Things are never as bad as during the Medieval period in Europe when the left hand was linked to Satan and those who used their left hand were thought to be possessed by devils, in league with Satan. One of the qualifications to be questioned, or tortured, in the infamous Spanish Inquisition was to be left-handed and often meant death. The Latin word for ‘left’ is ‘sinister’ and has left us with ‘sinistral’ which is the scientific term for ‘left-handed’. Many other words that translate into ‘left’ in English have secondary meanings. In French: gauche: awkward, clumsy; Italian: mancini: crooked, maimed; German: linkisch; awkward.

This is understandable. We lefties are awkward as the world is not designed for us to fit in easily. We have to adapt as best we can. At home and later in the world of work the following common tools all require left-to-right wrist turning movements more comfortable for right-handers: corkscrews, rotary dial phones, analogue clock-setting & winding, screws, Edison screw lightbulbs, door handles, and ice cream scoops.

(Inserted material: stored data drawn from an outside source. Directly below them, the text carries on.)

# mkofler96/DeepSDF

Hardware: AMD Instinct MI355X
Metric: SDF point-samples/sec per training step (8x512 decoder, 16384 pts) (higher is better)
Workload: dtype f32; 1 GPU; configs[1]: 64 synthetic sphere-SDF scenes, latent_dim=256, 8x512 decoder + layer-4 skip, weight-norm, dropout 0.2, 16384 pts/step (64 scenes x 256 samples), fp32; headline_config=True, parallelism=dp1

## Files before the change

deepsdf_amd/csrc/dsdf_api.hip:

```cpp
#include "../../include/dsdf.h"

#include <hip/hip_runtime.h>
#include <math.h>
#include <stdarg.h>
#include <stdio.h>
#include <string.h>

#include <stdlib.h>

#include <algorithm>
#include <atomic>

#include "dwstream.hpp"
#include "sample.hpp"
#include "fused.hpp"
#include "fused_bf16x8.hpp"
#include "gemm.hpp"
#include "kernels.hpp"
#include "mcubes.hpp"
#include "meshsdf.hpp"
#include "msgrid.hpp"

using namespace dsdf;

// ... 240 lines not shown
}

std::atomic<size_t> g_redzone{0};
struct WsRow { const char* name; int idx; size_t off, bytes; };
struct WsTable {
  int n, dropped;
  size_t total;
  WsRow row[DSDF_WS_MAX_REGIONS];
  void reset() { n = 0; dropped = 0; total = 0; }
  void add(const char* name, int idx, size_t off, size_t bytes) {
    if (n < DSDF_WS_MAX_REGIONS) row[n++] = WsRow{name, idx, off, bytes};
    else ++dropped;
  }
};
thread_local WsTable t_last_plan;

struct Plan {
  int nl, W0, N, R;
  int ld_in[DSDF_MAX_LAYERS];
  size_t in_off[DSDF_MAX_LAYERS];
  int ld_dp, ldz, ldcs, ld_part, last_blocks, nsplit, kchunk, mt;
  long long slab;
  size_t u_off, y_off, dp_off[2], dzA_off, dzB_off, slab_off, colsum_off, part_off, part2_off, partdb_off,
      partloss_off, segpart_off, segnorm_off, gnorm_off, dxz_off[2], lnpg_off, lnpb_off, total;
  size_t lnx_off[DSDF_MAX_LAYERS], lnr_off[DSDF_MAX_LAYERS];
  size_t dpl_off[DSDF_MAX_LAYERS], mask_off[DSDF_MAX_LAYERS], cs_off[DSDF_MAX_LAYERS], dwslab_off[DSDF_MAX_LAYERS];
  int nwg, frows;
  DwSched dw;
  DwSched dwph[DSDF_MAX_BUCKETS];
  int dw_nb, dw_cut[DSDF_MAX_BUCKETS + 1];
  int segmode, ldu, ldh;
  long long hstride;
  size_t hoistU_off, xsum_off[2], hs_off, zr_off;
};

Plan make_plan(const DsdfNet* n, int64_t N, int64_t R, bool inference, bool segmode = false, int nb = 2, int frows = FROWS,
               WsTable* rec = nullptr) {
  Plan P;
  memset(&P, 0, sizeof(P));
  P.frows = frows;
  P.nl = n->n_layers; P.W0 = n->latent_size + n->geom_dim; P.N = (int)N; P.R = (int)R;
  size_t o = 0;
  const size_t guard = g_redzone.load(std::memory_order_relaxed);
  if (rec) rec->reset();
  auto take = [&](const char* name, int idx, size_t bytes) {
    size_t r = o;
    o += (size_t)rup((int64_t)bytes, 256) + guard;
    if (rec) rec->add(name, idx, r, bytes);
    return r;
  };
  int maxw = 4;
  for (int l = 0; l < P.nl; ++l) {
    P.ld_in[l] = (int)rup(n->in_dim[l], 4);
    if (P.ld_in[l] > maxw) maxw = P.ld_in[l];
  }
  if (inference) {
// ... 33 lines not shown
  int maxout = 1;
  for (int l = 0; l < P.nl - 1; ++l) {
    const int64_t s = (int64_t)n->out_dim[l] * P.ld_in[l];
    if (s > maxslab) maxslab = s;
    if (n->out_dim[l] > maxout) maxout = n->out_dim[l];
  }
  P.slab = rup(maxslab, 64);
  P.slab_off = take("slab", -1, (size_t)P.nsplit * P.slab * 4);
  P.mt = (int)((N + BM - 1) / BM);
  P.ldcs = (int)rup(maxout, 4);
  P.colsum_off = take("colsum", -1, (size_t)P.mt * P.ldcs * 4);
  if (n->ln_param_mask) { P.lnpg_off = take("lnpg", -1, (size_t)LN_BLOCKS * P.ldcs * 4); P.lnpb_off = take("lnpb", -1, (size_t)LN_BLOCKS * P.ldcs * 4); }
  P.last_blocks = (int)((N + 15) / 16);
  if (P.last_blocks > LAST_BLOCKS_MAX) P.last_blocks = LAST_BLOCKS_MAX;
  if (P.last_blocks < 1) P.last_blocks = 1;
  P.ld_part = 2 * P.ld_in[P.nl - 1];
  const size_t part_rows = (size_t)std::max<int64_t>(P.last_blocks, (N + frows - 1) / frows);
  P.part_off = take("part", -1, part_rows * P.ld_part * 4);
  P.part2_off = take("part2", -1, (size_t)LAST_GROUPS * P.ld_part * 4);
  P.partdb_off = take("partdb", -1, part_rows * 4);
  P.partloss_off = take("partloss", -1, part_rows * 4);
  P.segpart_off = take("segpart", -1, (size_t)LAT_SLICES_MAX * (R > 0 ? R : 1) * (n->latent_size > 0 ? n->latent_size : 1) * 4);
  P.segnorm_off = take("segnorm", -1, (size_t)(R > 0 ? R : 1) * 4);
  P.gnorm_off = take("gnorm", -1, 1024 * 4);
  P.nwg = (int)((N + frows - 1) / frows);
  for (int l = 0; l < P.nl - 1; ++l) {
    P.dpl_off[l] = take("dpl", l, (size_t)N * maxw * 4 + 4096);
    P.mask_off[l] = take("mask", l, (size_t)P.nwg * 256 * 16);
    P.cs_off[l] = take("cs", l, (size_t)P.nwg * P.ldcs * 4);
  }
  P.dw = dw_schedule(n, N, P.ld_in, segmode);
  P.dw_nb = nb < 2 ? 2 : (nb > DSDF_MAX_BUCKETS ? DSDF_MAX_BUCKETS : nb);
  dw_bucket_cuts(n, P.dw_nb, P.dw_cut);
  for (int t = 0; t < P.dw_nb; ++t)
    P.dwph[t] = dw_schedule(n, N, P.ld_in, segmode, P.dw_cut[t + 1], P.dw_cut[t],
                            t == 0 && P.dw_nb == 2 && segmode && P.nwg <= chip_waves() / 4 ? 64 : 0);
  for (int l = 0; l < P.nl - 1; ++l) {
    int ns = P.dw.nsplit[l];
    for (int t = 0; t < P.dw_nb; ++t)
      if (P.dwph[t].nsplit[l] > ns) ns = P.dwph[t].nsplit[l];
    P.dwslab_off[l] = take("dwslab", l, (size_t)ns * P.dw.slab[l] * 4);
  }
  P.segmode = segmode ? 1 : 0;
  if (segmode) {
    P.ldu = P.ldcs;
    P.hoistU_off = take("hoistU", -1, (size_t)(R > 0 ? R : 1) * 2 * P.ldu * 4);
    for (int t = 0; t < 2; ++t) P.xsum_off[t] = take("xsum", t, (size_t)P.nwg * 4 * P.ldcs * 4);
// ... 41 lines not shown
int launch_last(const LastArgs& a, int blocks, hipStream_t st) {
  if (a.n <= 0) return 0;
  const int in = a.in;
  ProfScope ps(DSDF_PROF_LAST, (MODE == LAST_FWD ? 2.0 : 6.0) * a.n * a.in, st);
  if (in <= 256) hipLaunchKernelGGL((last_layer_kernel<MODE, 1>), dim3(blocks), dim3(256), 0, st, a);
  else if (in <= 512) hipLaunchKernelGGL((last_layer_kernel<MODE, 2>), dim3(blocks), dim3(256), 0, st, a);
  else if (in <= 1024) hipLaunchKernelGGL((last_layer_kernel<MODE, 4>), dim3(blocks), dim3(256), 0, st, a);
  else hipLaunchKernelGGL((last_layer_kernel<MODE, 8>), dim3(blocks), dim3(256), 0, st, a);
  LAUNCH_OK("last_layer_kernel");
  return 0;
}
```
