template <class PP>
void launch_zk_tiles(p3r_ctx* ctx, std::vector<ZkTileJob>& jobs, const ZkKey& key, const char* family) {
  uint64_t blocks = 0;
  for (auto& j : jobs) {
    if (2 * (uint64_t)(j.w2 | 1u) > kZkTileWords) fail(P3R_EUNSUPPORTED, "ZK fill of a matrix of %u columns", j.w2);
    j.log_tr = zk_tile_log_rows(j.rows, j.w2);
    j.block0 = (uint32_t)blocks;
    blocks += j.rows >> j.log_tr;
  }
  if (blocks >= (uint64_t(1) << 31)) fail(P3R_EUNSUPPORTED, "ZK fill launch of %llu tiles", (unsigned long long)blocks);
  if (!blocks) return;
  DevBuf d_jobs((jobs.size() * sizeof(ZkTileJob) + 3) / 4);
  P3R_HIP(ctx->stage.upload(ctx->stream, d_jobs.p, jobs.data(), jobs.size() * sizeof(ZkTileJob)));
  ProfScope ps(ctx, family);
  hipLaunchKernelGGL(k_zk_fill_tiles<PP>, dim3((unsigned)blocks), dim3(kBlock), 0, ctx->stream, reinterpret_cast<const ZkTileJob*>(d_jobs.p),
                     (int)jobs.size(), key);
// ... 196 lines not shown
  }
  std::vector<uint32_t> cap_mont;
  const ZkKey prep_key = zk_key_of(ctx, 0);
  prep->tree = lde_and_commit<PP>(ctx, items, (int)ctx->cfg.log_blowup, prep->ldes, cap_mont, kSaltRound + ZK_ROUND_PREP, &prep_key);
  prep->cap_canonical.resize(cap_mont.size());
  for (size_t i = 0; i < cap_mont.size(); ++i) prep->cap_canonical[i] = F::raw(cap_mont[i]).to_canonical();
  return prep;
}

template <class PP, int DC>
struct ProofRound {
  using E = typename Chal<PP, DC>::type;
  struct Mat {
    int inst;
    const p3r_dmat *ev, *lde;
    Fp<PP> shift;
    std::vector<E> z;
    size_t job = 0;
    std::vector<std::vector<E>> vals, codewords;
  };
  std::unique_ptr<p3r_tree> own;
  const p3r_tree* tree = nullptr;
  std::vector<uint32_t> cap;
  std::vector<std::unique_ptr<p3r_dmat>> keep, lde;
  std::vector<Mat> mats;
};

The following are specifically designed to be used in a right-handed fashion: scissors, can openers, coffee makers, computer keyboards (numeric keypad on right), many computer mice, calculators and pushbutton phones (left-to-right array), golf clubs, wrenches, slot machines, playing cards, lipped saucepans, gravy boats, rulers, bowling balls, vegetable peelers, phone kiosks, violins (and most other stringed instruments), saxophones, and most hand-held power tools. I’ve nearly come to grief a few times myself as the safety button on electric drills is on the wrong side for me and the flex tends to come out to the left side. The emergence of cordless appliances has been a bit of a help to me.

Because of this there are jobs that are more difficult for the left-handed person to do as safely and as fast as the right-handed. Meat slicers, drill presses, band saws, textile machinery, production lines, and heavy equipment are set up for right hand use. Recent research in this subject has proven the greater threat of harm for left-handers in areas such as manufacturing and construction over the threat for the right handed workers.

I’m glad to report that wider use of ballpoint pens, and greater availability of left-handed scissors, rulers and tape measures are helping left-handed children and adults to fit in more easily. Such items tend to be more expensive than mass-produced products for the greater number of right-handed folk but they are a great help.